Райнер отбивался. Он был невелик ростом, но все восемь лет тюрьмы он ежедневно занимался гимнастикой, на прогулках в тюремном дворе тренировался в беге. Он был силен физически, но врагов было больше, чем защитников.
— Они били меня ногами, стульями, пивными кружками из толстого стекла, — рассказывал Райнер. — Били по спине и по голове, пока не пробили голову. Я потерял сознание, но помощь всё-таки прибыла. Один мальчик лет двенадцати выскочил через окно и кричит: «Райнера убивают! На помощь!». Меня отбили. Повезли меня к ближайшему доктору, а он отказывается осмотреть мои раны. Не только мне нацисты угрожали в письмах. Они и врачей запугивали заранее, чтоб никто не помог. Везут меня дальше, к другому врачу, и тот отказывается. Наконец, нашелся порядочный человек. А вылечили меня окончательно в Москве. Тот мальчик был пионер, если б не он, меня может быть не было бы сейчас в живых.
Райнер кончил свою речь призывом — крепить дружбу пионеров и комсомольцев всех стран. Потом сказал, запинаясь, по-русски: «Да здравствует Советский Союз — отечество трудящихся всего мира! К борьбе за рабочее дело будьте готовы!». И ребята дружно откликнулись, отдавая рукой салют: «Всегда готовы!».

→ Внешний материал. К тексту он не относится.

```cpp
int seva_graph_launch(void* graph_exec, seva_stream_t stream) {
  SEVA_REQUIRE(graph_exec != nullptr, "graph_launch: null graph");
  hipError_t e = hipGraphLaunch((hipGraphExec_t)graph_exec, (hipStream_t)stream);
  if (e != hipSuccess) {
    seva_set_error("graph_launch: %s", hipGetErrorString(e));
    return SEVA_ERR_LAUNCH;
  }
  return SEVA_OK;
}

int seva_graph_destroy(void* graph_exec) {
  if (graph_exec) (void)hipGraphExecDestroy((hipGraphExec_t)graph_exec);
  return SEVA_OK;
}

int seva_prof_enable(int on) {
  std::lock_guard<std::mutex> lk(g_prof_mu);
  g_prof_on = on != 0;
  return SEVA_OK;
}

int seva_prof_collect(double* ms, int64_t* launches, double* work, double* bytes) {
  SEVA_REQUIRE(ms && launches && work && bytes, "prof_collect: null out");
  hipError_t e = hipDeviceSynchronize();
  if (e != hipSuccess) {
    seva_set_error("prof_collect: %s", hipGetErrorString(e));
    return SEVA_ERR_LAUNCH;
  }
  std::lock_guard<std::mutex> lk(g_prof_mu);
  for (int i = 0; i < SEVA_PROF_CLASSES; ++i) {
    ms[i] = 0.0;
    launches[i] = 0;
    work[i] = 0.0;
    bytes[i] = 0.0;
  }
  for (auto& r : g_prof) {
    float t = 0.f;
    if (hipEventElapsedTime(&t, r.e0, r.e1) == hipSuccess && r.cls >= 0 && r.cls < SEVA_PROF_CLASSES) {
      ms[r.cls] += t;
      launches[r.cls] += 1;
      work[r.cls] += r.work;
      bytes[r.cls] += r.bytes;
    }
    (void)hipEventDestroy(r.e0);
    (void)hipEventDestroy(r.e1);
  }
  g_prof.clear();
  return SEVA_OK;
}

}
```

stable-virtual-camera_amd/csrc/ff_fused.hip:

```cpp
#include "gemm_common.h"
#include "ff_fp8.h"

#include <atomic>

namespace {

struct FfArgs {
  const half_t* a;
  const half_t* w1;
  const float* b1;
  const half_t* w2;
  const float* b2;
  const float* residual;
  float* out_f32;
  half_t* out_f16;
  int64_t M, lda, ldr, ldo32, ldo16;
  int32_t tiles_m;
  const float* ln_x;
  const float* ln_gamma;
  const float* ln_beta;
  int64_t ldx;
  float ln_eps;
};

struct Ff8Args {
  FfArgs f;
  const uint8_t* w1_exp;
  const uint8_t* w2_exp;
};

template <int N>
__device__ __forceinline__ void ff_wait_vm() {
  asm volatile("s_waitcnt vmcnt(%0)" ::"n"(N) : "memory");
}

static __device__ __forceinline__ void glds16_sv(const void* sbase, unsigned voff, unsigned lds_wave_base) {
  unsigned keep;
  asm volatile(
      "s_mov_b32 %0, m0\n\ts_mov_b32 m0, %3\n\ts_nop 0\n\tglobal_load_lds_dwordx4 %1, %2\n\ts_mov_b32 m0, %0"
      : "=&s"(keep)
      : "v"(voff), "s"(sbase), "s"(lds_wave_base)
      : "memory");
}
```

Потом вожатая, севшая за пианино, заиграла «Интернационал», и все встали и стоя пели. Райнер тоже пел, и лицо его стало серьезным, улыбка исчезла. Он пел знакомые слова, будто вспоминал свою жизнь и друзей, оставшихся далеко отсюда, в его родной стране, где выступать против гитлеровцев — значит, рисковать жизнью. Он пел «Интернационал» вместе с ленинградскими пионерами, а лицо его было озабоченным, неспокойным.
Когда встреча окончилась, Райнер зашел в кабинет директора отдохнуть, пока вызовут машину.
— Идем! — сказала Маша Коле Сорокину.
В директорский кабинет не пускали. Учителя опасались, что ребята в пылу восторга вздумают ворваться к Райнеру за автографами. Он говорил очень долго, а раны его еще не зажили, и врачи не разрешали ему много выступать и волноваться.
Маша и Коля, оба очень серьезные, в своих новеньких комсомольских костюмах с ремнями и портупеями были почти одинаковы, только узенький ремешок на Машиной груди был чуть приподнят. Они внушили доверие. Их пропустили.
— Мы пришли сказать вам спасибо за ваше замечательное выступление, — начала Маша по-немецки, сбиваясь и краснея. — Мы оба из другой школы, он вожатый, — она показала на Колю. — Теперь мы просим вас приехать к нам и тоже… выступить у нас. Мы хотим наладить как следует интернационально-воспитательную работу…
Райнер разглядывал ее веселыми, чуть удивленными глазами.
— Это всё очень здо́рово, что вы рассказывали, — продолжала она. — Мы уважаем таких храбрых товарищей, которые не боятся полицейских и рискуют жизнью за революцию. У нас всё совсем другое. Мы просто учимся, работаем на заводах. Но вы не думайте, если пришлось бы, то и он, — она показала на Колю, — и я — мы тоже не пожалели бы жизни за революцию.
— Ты пошла бы со мной на такое собрание, о каком я рассказывал? — спросил Райнер, улыбаясь.
— Пошла бы, — ответила она спокойно.
Улыбка исчезла с его лица, как тогда, при пении «Интернационала». Он молча, внимательно посмотрел на девушку.